214. The method of claim 213, wherein the second portion is inserted beneath the eyelid of the individual, and wherein when the second portion is inserted beneath the eyelid of the individual the medicament surface is positioned in proximity of the eyelid of the individual.
215. The method of claim 213, further comprising applying the medicament to the medicament surface.
216. The method of claim 213, wherein the individual provides the medicament surface in proximity to the eyelid.
217. The method of claim 213, further comprising inserting the second portion beneath the eyelid of the individual such that the medicament on the medicament surface contacts at least a section of the eyelid of the individual.
218. The method of claim 217, further comprising inserting the second portion beneath an upper eyelid of the individual, inserting the second portion beneath a lower eyelid of the individual, or both.
219. The method of claim 218, further comprising removing the second portion from beneath the eyelid of the individual.

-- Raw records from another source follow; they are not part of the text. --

template <bool FM>
__global__ void __launch_bounds__(256, 1)
    gather_mlp_kernel(EmbedArgs ea, uint64_t magic, int F, const bf16x8* __restrict__ W1p,
                      const float* __restrict__ b1, const bf16x8* __restrict__ W2p, const float* __restrict__ b2,
                      int act2, const bf16x8* __restrict__ W3p, const float* __restrict__ b3, int act3,
                      const float* __restrict__ hw, float hbias, int M, int out_act, float* __restrict__ y) {
  constexpr int BM = 64;
  constexpr int N1 = 1024, N2 = 512, N3 = 256;
  constexpr int NS = 4;
  constexpr int SLOT = BM * 128;
  constexpr int FMAX = 64;
  constexpr int TROWS = NS * SLOT, TWTS = TROWS + FMAX * BM * 4;
  constexpr int H1P = N1 * 2, H2P = N2 * 2;
  constexpr int HOFF = BM * H1P;
  constexpr int BOFF = HOFF + 4 * BM * 4 + 2 * BM * 4;
  constexpr int SMEM = BOFF + (N1 + N2 + N3 + N3) * 4;
  static_assert(TWTS + FMAX * BM * 4 <= HOFF, "the K loop's ring and row tables live inside the h1 tile");
  const uint8_t* const table = static_cast<const uint8_t*>(ea.table);
  const int Vm1 = int(ea.V - 1);
#ifdef DTFS_GM_STAMPS
  unsigned long long gm_s[16] = {};
  const int gm_t = F / 2;
#endif
  GM_AT(0);
  __shared__ __attribute__((aligned(16))) uint8_t smem[SMEM];
  int32_t* const rows_l = reinterpret_cast<int32_t*>(smem + TROWS);
  float* const wts_l = reinterpret_cast<float*>(smem + TWTS);
  float* const red = reinterpret_cast<float*>(smem + HOFF);
  float* const fmv = red + 4 * BM;
  float* const firstv = fmv + BM;
  float* const b1s = reinterpret_cast<float*>(smem + BOFF);
  float* const b2s = b1s + N1;
  float* const b3s = b2s + N2;
  float* const hws = b3s + N3;
  const uint32_t aring_lds = lds_addr(smem);
  const uint32_t rows_lds = lds_addr(rows_l), wts_lds = lds_addr(wts_l);

  const int m0 = xcd_remap(blockIdx.x, gridDim.x) * BM;
  const int T = threadIdx.x;
  const int lane = T & 63;
  const int w = __builtin_amdgcn_readfirstlane(T >> 6);
  const int r32 = lane & 31, h = lane >> 5;

  const int arow0 = 16 * w + (lane >> 3);
  const int a_src = ((lane & 7) ^ ((lane >> 3) & 7)) << 4;
  const uint32_t aring_w = aring_lds + 16 * w * 128;
  const uint32_t idx_off = 4 * arow0;
  int aidx[2];
  auto read_idx = [&](int u) {
    const uint32_t base = rows_lds + min(u, F - 1) * (BM * 4) + idx_off;
// ... 61 lines not shown
#pragma unroll
      for (int g = 0; g < 16; ++g) acc[jn][im][g] = 0.f;
  auto mfma1 = [&](int jn, int im, int s) {
    acc[jn][im] = __builtin_amdgcn_mfma_f32_32x32x16_bf16(wf[jn][s], xf[im][s], acc[jn][im], 0, 0, 0);
  };
  auto pair = [&](int st, int k) {
    mfma1(2 * st + (k & 1), 0, k >> 1);
    mfma1(2 * st + (k & 1), 1, k >> 1);
  };
  auto fence = [] { __builtin_amdgcn_sched_barrier(0); };
  auto barrier = [] {
    __builtin_amdgcn_s_barrier();
    asm volatile("" ::: "memory");
  };
  auto wait_idx = [&] { asm volatile("s_waitcnt lgkmcnt(0)" : "+v"(aidx[0]), "+v"(aidx[1])::"memory"); };
#define WAIT_XS(N, s) wait_lgkm2<N>(xf[0][s], xf[1][s])

  auto vm_op = [&](int t, int g, int i) {
    if (g == 3) {
      load_w1(t, 6 + (i & 1), i >> 1);
    } else if (i < 8) {
      load_w1(t + 1, 2 * g + (i & 1), i >> 1);
    } else {
      stage_a(t + 3, g);
    }
  };

  reinterpret_cast<f32x4*>(b1s)[T] = reinterpret_cast<const f32x4*>(b1)[T];
  if (T < N2 / 4) reinterpret_cast<f32x4*>(b2s)[T] = reinterpret_cast<const f32x4*>(b2)[T];
  if (T < N3 / 4) {
    reinterpret_cast<f32x4*>(b3s)[T] = reinterpret_cast<const f32x4*>(b3)[T];
    reinterpret_cast<f32x4*>(hws)[T] = reinterpret_cast<const f32x4*>(hw)[T];
  }
#pragma unroll
  for (int g = 0; g < 3; ++g)
#pragma unroll
    for (int i = 0; i < 8; ++i) vm_op(-1, g, i);
  {
    constexpr int KR = FMAX / 4;
    const int rr = T & 63, f0 = T >> 6;
    const int b = m0 + rr;
    ArenaRow ar{nullptr, nullptr, false, kArenaAllWeights, 4};
    if (ea.arena && b < ea.B) ar = arena_row(static_cast<const uint8_t*>(ea.arena), kArenaPayloadOff, b);
    int64_t id[KR];
    float wv[KR];
#pragma unroll
    for (int k = 0; k < KR; ++k) {
      const int f = f0 + 4 * k;
      id[k] = 0;
      wv[k] = 0.f;
      if (f < F && b < ea.B) {
        if (ea.arena) {
          if (ar.ids) arena_feature(ar, f, id[k], wv[k]);
        } else {
          id[k] = ea.ids64 ? static_cast<const int64_t*>(ea.ids)[int64_t(b) * ea.ids_ld + f]
                           : int64_t(static_cast<const int32_t*>(ea.ids)[int64_t(b) * ea.ids_ld + f]);
          wv[k] = !ea.wts ? 1.f
                  : ea.wts16 ? __uint_as_float(uint32_t(static_cast<const uint16_t*>(ea.wts)[int64_t(b) * ea.wts_ld + f]) << 16)
                             : static_cast<const float*>(ea.wts)[int64_t(b) * ea.wts_ld + f];
        }
      }
    }
    float lsum = 0.f;
#pragma unroll
    for (int k = 0; k < KR; ++k) {
      const int f = f0 + 4 * k;
      if (f < F) {
        int64_t g = magic ? hash_row_magic(id[k], ea.modulo, magic) : hash_row(id[k], ea.modulo);
        g = g < 0 ? 0 : (g > Vm1 ? Vm1 : g);
        rows_l[f * BM + rr] = int32_t(g);
        wts_l[f * BM + rr] = wv[k];
        if (ea.lin) lsum += ea.lin[g] * wv[k];
      }
    }
    red[f0 * BM + rr] = lsum;
  }
  __syncthreads();
  if (T < BM) firstv[T] = ea.bias + red[T] + red[BM + T] + red[2 * BM + T] + red[3 * BM + T];
  read_idx(0);
  wait_idx();
  stage_a(0, 0);
  stage_a(0, 1);
  read_idx(1);
  wait_idx();
  stage_a(1, 0);
  stage_a(1, 1);
  read_idx(2);
  wait_idx();
  stage_a(2, 0);
  stage_a(2, 1);
  asm volatile("s_waitcnt vmcnt(2)" ::: "memory");
  barrier();
  scale_read(0);
  scale_wait();
#pragma unroll
  for (int q = 0; q < 2; ++q)
#pragma unroll
    for (int p = 0; p < 4; ++p) scale_pair(0, q, p);
  read_idx(3);
  wait_idx();
  barrier();
  read_xs(0, 0);
  read_xs(0, 1);
  read_xs(0, 2);
  GM_AT(1);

220. The method of claim 213, wherein at least one of the first portion and the second portion are formed of a material that is impermeable to the medicament.
221. The method of claim 213, wherein only the medicament surface is formed of a material that is permeable to the medicament.
222. The method of claim 213, further comprising preventing the medicament from contacting the eye of the individual with an absorbing material.
223. The method of claim 213, wherein the second portion is further configured to prevent the medicament deposited on the medicament surface from contacting the eye of the individual.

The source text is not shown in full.